(Stored items)
+===+

template <int WM, int WN, int KG, int CK, int WMAX, int MODE>
__global__ __launch_bounds__(WM * WN * KG * 64, 2) void conv4_kernel(const Conv4Params p) {
    constexpr int BM = WM * 64, BN = WN * 64, NWG = WM * WN, NTG = NWG * 64;
    constexpr int NST = 3;
    constexpr int PP = CK * 2 + 16;
    constexpr int KS = CK / 16;
    constexpr int WROW = CK * 2;
    constexpr int SPR = WROW / 16;
    constexpr int RPI = 64 / SPR;
    constexpr int SLAB = BN * WROW;
    constexpr int WINST = (BN / RPI) / NWG;
    static_assert((BN / RPI) % NWG == 0 && WINST >= 1, "ring rows must divide among the waves of a group");
    constexpr int SPP = PP / 16;
    constexpr int ZBYTES = 512;
    constexpr int PINST = ((((BM + 2 * WMAX + 2) * PP + 255) / 256 * 256 + ZBYTES) / 1024 + 1 + NWG - 1) / NWG;
    constexpr int PL_TAP = 2;
    constexpr bool SETPRIO = false;
    constexpr bool STAG = NWG * KG == 8;

    extern __shared__ __attribute__((aligned(16))) char smem[];
    const int tid = threadIdx.x, lane = tid & 63;
    const int wave = __builtin_amdgcn_readfirstlane(tid >> 6);
    const int grp = wave / NWG, wv = wave % NWG;
    int nstamp = 0; (void)nstamp;
    const int wm = wv / WN, wn = wv % WN;
    const int l31 = lane & 31, kh = lane >> 5;
    const int W = p.W, Cs = p.Cs, halo = W + 1;
    const int K9 = 9 * Cs;

    char* patch_g = smem + grp * 2 * p.patch_bytes;
    char* ring0 = smem + KG * 2 * p.patch_bytes;
    char* ring_g = ring0 + grp * SLAB;
    constexpr int XR_BYTES = KG > 1 ? (KG - 1) * NWG * 64 * 64 * 4 : 0;
    const int ring_end = KG * 2 * p.patch_bytes + NST * KG * SLAB;
    float* red = reinterpret_cast<float*>(smem + (ring_end > XR_BYTES ? ring_end : XR_BYTES));

    int xaddr[2];
#pragma unroll
    for (int i = 0; i < 2; ++i) xaddr[i] = (wm * 64 + i * 32 + l31 + halo) * PP + kh * 16;
    const int zoff = (p.np * PP + 255) / 256 * 256;
    int waddr[2][KS];
#pragma unroll
    for (int j = 0; j < 2; ++j) {
        const int o = wn * 64 + j * 32 + l31;
        const int swz = CK == 64 ? ((o >> 1) & 7) : ((o >> 2) & 3);
#pragma unroll
        for (int ks = 0; ks < KS; ++ks) waddr[j][ks] = o * WROW + (((2 * ks + kh) ^ swz) << 4);
    }
    unsigned dma_lane[WINST];
#pragma unroll
    for (int i = 0; i < WINST; ++i) {
        const int row = (wv * WINST + i) * RPI + lane / SPR;
        const int slot = lane % SPR;
        const int swz = CK == 64 ? ((row >> 1) & 7) : ((row >> 2) & 3);
        dma_lane[i] = (unsigned)((row * K9 + (slot ^ swz) * 8) * 2);
    }
    const char* wbase = reinterpret_cast<const char*>(p.wt);
    auto dma = [&](int item, int cc, int tap, int stage) {
        const int n0 = (item & (p.n_ntiles - 1)) * BN;
        const size_t uni = ((size_t)n0 * K9 + (size_t)tap * Cs + (size_t)(grp * p.cpg + cc) * CK) * 2;
        const char* g = wbase + uni;
        char* l = ring_g + stage * (KG * SLAB) + wv * (WINST * 1024);
        if (DBG(p) & 2) return;
#if defined(__HIP_DEVICE_COMPILE__)
#pragma unroll
        for (int i = 0; i < WINST; ++i)
            __builtin_amdgcn_global_load_lds((gvoid_t*)(g + dma_lane[i]), (lvoid_t*)(l + i * 1024), 16, 0, 0);
#else
        (void)g; (void)l;
#endif
    };

    const __amdgpu_buffer_rsrc_t srs = __builtin_amdgcn_make_buffer_rsrc(const_cast<bf16_t*>(p.src), 0, p.M * Cs * 2, 0x00020000);
    constexpr int OOB = 0x40000000;
    int prel[PINST];
#pragma unroll
    for (int i = 0; i < PINST; ++i) {
        const int slot = (wv * PINST + i) * 64 + lane;
        const int q = slot / SPP, sub = slot - q * SPP;
        prel[i] = (q < p.np && sub < SPP - 1) ? q * (Cs * 2) + sub * 16 : OOB;
    }
    auto pdma = [&](int item, int cc, int buf) {
        const int m0 = (item >> p.nt_shift) * BM;
        const int base = (m0 - halo) * (Cs * 2) + (grp * p.cpg + cc) * CK * 2;
        char* l = patch_g + buf * p.patch_bytes + wv * (PINST * 1024);
#if defined(__HIP_DEVICE_COMPILE__)
#pragma unroll
        for (int i = 0; i < PINST; ++i)
            __builtin_amdgcn_raw_ptr_buffer_load_lds(srs, (lvoid_t*)(l + i * 1024), 16, prel[i] + base, 0, 0, 0);
#else
        (void)base; (void)l;
#endif
    };

    const int G = gridDim.x;
    const int nmy = (p.n_items - (int)blockIdx.x + G - 1) / G;
    const int cpg = p.cpg;

    const bool pl_on = !(DBG(p) & 4);
    if (pl_on) pdma(blockIdx.x, 0, 0);
    dma(blockIdx.x, 0, 0, 0);
    dma(blockIdx.x, 0, 1, 1);
    if constexpr (STAG) {
        wait_vm<WINST>();
    } else {
        dma(blockIdx.x, 0, 2, 2);
        wait_vm<2 * WINST>();
    }
    wg_barrier();

    constexpr int UK = STAG ? KS : KS / 2;
    bf16x8_t ax[UK][2], aw[UK][2], bx[UK][2], bw[UK][2];
    int cur = 0;
    for (int k = 0; k < nmy; ++k) {
        const int item = blockIdx.x + k * G;
        const int m0 = (item >> p.nt_shift) * BM, n0 = (item & (p.n_ntiles - 1)) * BN;
        unsigned tmask[2];
#pragma unroll
        for (int i = 0; i < 2; ++i) {
            const int g = m0 + wm * 64 + i * 32 + l31;
            tmask[i] = g < p.M ? tap_mask4<MODE>(g, p) : 0u;
        }
        auto frags = [&](bf16x8_t (&xf)[UK][2], bf16x8_t (&wf)[UK][2], const char* pb, int r, int s, int u) {
            if (DBG(p) & 64) return;
            const char* ws = ring_g + s * (KG * SLAB);
            const int shift = (MODE == 0 ? (r - 1) * W + (s - 1) : (1 - r) * W + (1 - s)) * PP;
            const unsigned bit = 1u << (3 * r + s);
            int xa[2];
#pragma unroll
            for (int i = 0; i < 2; ++i) { const int a = xaddr[i] + shift; xa[i] = (tmask[i] & bit) ? a : zoff + (a & 255); }
#pragma unroll
            for (int q = 0; q < UK; ++q) {
#pragma unroll
                for (int i = 0; i < 2; ++i) xf[q][i] = *reinterpret_cast<const bf16x8_t*>(pb + xa[i] + (u * UK + q) * 32);
#pragma unroll
                for (int j = 0; j < 2; ++j) wf[q][j] = *reinterpret_cast<const bf16x8_t*>(ws + waddr[j][u * UK + q]);
            }
        };
        f32x16 acc[2][2];
#pragma unroll
        for (int j = 0; j < 2; ++j)
#pragma unroll
            for (int i = 0; i < 2; ++i)
#pragma unroll
                for (int r = 0; r < 16; ++r) acc[j][i][r] = 0.f;
        auto mma = [&](const bf16x8_t (&xf)[UK][2], const bf16x8_t (&wf)[UK][2]) {
            if (DBG(p) & 1) {
#pragma unroll
                for (int q = 0; q < UK; ++q)
#pragma unroll
                    for (int j = 0; j < 2; ++j) asm volatile("" ::"v"(xf[q][j]), "v"(wf[q][j]));
                return;
            }
#pragma unroll
            for (int q = 0; q < UK; ++q)
#pragma unroll
                for (int j = 0; j < 2; ++j)
#pragma unroll
                    for (int i = 0; i < 2; ++i) acc[j][i] = __builtin_amdgcn_mfma_f32_32x32x16_bf16(wf[q][j], xf[q][i], acc[j][i], 0, 0, 0);
        };

        if constexpr (STAG) {
            constexpr int NU = KS / UK;
            const bool lag = wave >= 4;
            if (lag) __builtin_amdgcn_s_barrier();
            for (int cc = 0; cc < cpg; ++cc, cur ^= 1) {
                int ncc = cc + 1, nk = k;
                if (ncc == cpg) { ncc = 0; nk = k + 1; }
                const bool nvalid = nk < nmy;
                const int nitem = blockIdx.x + nk * G;
                const char* pb = patch_g + cur * p.patch_bytes;
                const bool pl = nvalid && pl_on;
#pragma unroll 1
                for (int r = 0; r < 3; ++r) {
#pragma unroll
                    for (int s = 0; s < 3; ++s) {
#pragma unroll
                        for (int u = 0; u < NU; ++u) {
                            frags(ax, aw, pb, r, s, u);
                            if (u == 0) {
                                if (s == 0) dma(item, cc, 3 * r + 2, 2);
                                else if (r < 2) dma(item, cc, 3 * (r + 1) + s - 1, s - 1);
                                else if (nvalid) dma(nitem, ncc, s - 1, s - 1);
                                if (s == PL_TAP && r == 0 && pl) pdma(nitem, ncc, cur ^ 1);
                            }
                            STAMP();
                            if (u == NU - 1) {
                                const bool d2 = (s == 0 || r < 2) ? true : nvalid;
                                if (d2) {
                                    if (((s == PL_TAP && r == 0) || (s == 0 && r == 1)) && pl) wait_vm<WINST + PINST>();
                                    else wait_vm<WINST>();
                                } else {
                                    wait_vm<0>();
                                }
                            }
                            __builtin_amdgcn_sched_barrier(0);
                            STAMP();
                            wait_lds();
                            STAMP();
                            __builtin_amdgcn_s_barrier();
                            STAMP();
                            __builtin_amdgcn_sched_barrier(0);
                            if (SETPRIO) __builtin_amdgcn_s_setprio(1);
                            mma(ax, aw);
                            if (SETPRIO) __builtin_amdgcn_s_setprio(0);
                            __builtin_amdgcn_sched_barrier(0);
                            STAMP();
                            __builtin_amdgcn_s_barrier();
                            STAMP();
                        }
                    }
                }
            }
            if (!lag) __builtin_amdgcn_s_barrier();
        } else {
        frags(ax, aw, patch_g + cur * p.patch_bytes, 0, 0, 0);
        for (int cc = 0; cc < cpg; ++cc, cur ^= 1) {
            int ncc = cc + 1, nk = k;
            if (ncc == cpg) { ncc = 0; nk = k + 1; }
            const bool nvalid = nk < nmy;
            const bool last_chunk = ncc == 0;
            const int nitem = blockIdx.x + nk * G;
            const char* pb = patch_g + cur * p.patch_bytes;
            const char* pbn = patch_g + (cur ^ 1) * p.patch_bytes;
#pragma unroll 1
            for (int r = 0; r < 3; ++r) {
#pragma unroll
                for (int s = 0; s < 3; ++s) {
                    wait_lds();
                    frags(bx, bw, pb, r, s, 1);
                    __builtin_amdgcn_sched_barrier(0);
                    mma(ax, aw);
                    __builtin_amdgcn_sched_barrier(0);
                    const bool pl = nvalid && pl_on;
                    if (s == PL_TAP && r == 0 && pl) pdma(nitem, ncc, cur ^ 1);
                    const bool d2 = (r < 2 || s == 0) ? true : nvalid;
                    if (d2) {
                        if (((s == PL_TAP && r == 0) || (s == 0 && r == 1)) && pl) wait_vm<WINST + PINST>();
                        else wait_vm<WINST>();
                    } else {
                        wait_vm<0>();
                    }
                    wg_barrier(DBG(p) & 32);
                    if (r < 2) dma(item, cc, 3 * (r + 1) + s, s);
                    else if (nvalid) dma(nitem, ncc, s, s);
                    if (s < 2) frags(ax, aw, pb, r, s + 1, 0);
                    else if (r < 2) frags(ax, aw, pb, r + 1, 0, 0);
                    else if (!last_chunk) frags(ax, aw, pbn, 0, 0, 0);
                    __builtin_amdgcn_sched_barrier(0);
                    mma(bx, bw);
                    __builtin_amdgcn_sched_barrier(0);
                }
            }
        }

        }

        if constexpr (KG > 1) {
            wait_vm<0>();
            float* xr = reinterpret_cast<float*>(smem);
            if (grp > 0) {
                float* q = xr + ((size_t)((grp - 1) * NWG + wv) * 64) * 64;
#pragma unroll
                for (int j = 0; j < 2; ++j)
#pragma unroll
                    for (int i = 0; i < 2; ++i)
#pragma unroll
                        for (int r4 = 0; r4 < 4; ++r4)
                            *reinterpret_cast<f32x4*>(q + ((j * 2 + i) * 4 + r4) * 256 + lane * 4) =
                                f32x4{acc[j][i][4 * r4], acc[j][i][4 * r4 + 1], acc[j][i][4 * r4 + 2], acc[j][i][4 * r4 + 3]};
            }
            wg_barrier();
            if (grp > 0) return;
#pragma unroll
            for (int g2 = 1; g2 < KG; ++g2) {
                const float* q = xr + ((size_t)((g2 - 1) * NWG + wv) * 64) * 64;
#pragma unroll
                for (int j = 0; j < 2; ++j)
#pragma unroll
                    for (int i = 0; i < 2; ++i)
#pragma unroll
                        for (int r4 = 0; r4 < 4; ++r4) {
                            const f32x4 v = *reinterpret_cast<const f32x4*>(q + ((j * 2 + i) * 4 + r4) * 256 + lane * 4);
                            acc[j][i][4 * r4] += v[0]; acc[j][i][4 * r4 + 1] += v[1]; acc[j][i][4 * r4 + 2] += v[2]; acc[j][i][4 * r4 + 3] += v[3];
                        }
            }
        }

+===+

#### WORK REQUIRED:
Above are records; repeat only the lines starting at the line with "const int shift" and ending at the line with "for (int u = 0;", exactly as they appear, both included.

#### TASK RESULT:
            const int shift = (MODE == 0 ? (r - 1) * W + (s - 1) : (1 - r) * W + (1 - s)) * PP;
            const unsigned bit = 1u << (3 * r + s);
            int xa[2];
#pragma unroll
            for (int i = 0; i < 2; ++i) { const int a = xaddr[i] + shift; xa[i] = (tmask[i] & bit) ? a : zoff + (a & 255); }
#pragma unroll
            for (int q = 0; q < UK; ++q) {
#pragma unroll
                for (int i = 0; i < 2; ++i) xf[q][i] = *reinterpret_cast<const bf16x8_t*>(pb + xa[i] + (u * UK + q) * 32);
#pragma unroll
                for (int j = 0; j < 2; ++j) wf[q][j] = *reinterpret_cast<const bf16x8_t*>(ws + waddr[j][u * UK + q]);
            }
        };
        f32x16 acc[2][2];
#pragma unroll
        for (int j = 0; j < 2; ++j)
#pragma unroll
            for (int i = 0; i < 2; ++i)
#pragma unroll
                for (int r = 0; r < 16; ++r) acc[j][i][r] = 0.f;
        auto mma = [&](const bf16x8_t (&xf)[UK][2], const bf16x8_t (&wf)[UK][2]) {
            if (DBG(p) & 1) {
#pragma unroll
                for (int q = 0; q < UK; ++q)
#pragma unroll
                    for (int j = 0; j < 2; ++j) asm volatile("" ::"v"(xf[q][j]), "v"(wf[q][j]));
                return;
            }
#pragma unroll
            for (int q = 0; q < UK; ++q)
#pragma unroll
                for (int j = 0; j < 2; ++j)
#pragma unroll
                    for (int i = 0; i < 2; ++i) acc[j][i] = __builtin_amdgcn_mfma_f32_32x32x16_bf16(wf[q][j], xf[q][i], acc[j][i], 0, 0, 0);
        };

        if constexpr (STAG) {
            constexpr int NU = KS / UK;
            const bool lag = wave >= 4;
            if (lag) __builtin_amdgcn_s_barrier();
            for (int cc = 0; cc < cpg; ++cc, cur ^= 1) {
                int ncc = cc + 1, nk = k;
                if (ncc == cpg) { ncc = 0; nk = k + 1; }
                const bool nvalid = nk < nmy;
                const int nitem = blockIdx.x + nk * G;
                const char* pb = patch_g + cur * p.patch_bytes;
                const bool pl = nvalid && pl_on;
#pragma unroll 1
                for (int r = 0; r < 3; ++r) {
#pragma unroll
                    for (int s = 0; s < 3; ++s) {
#pragma unroll
                        for (int u = 0; u < NU; ++u) {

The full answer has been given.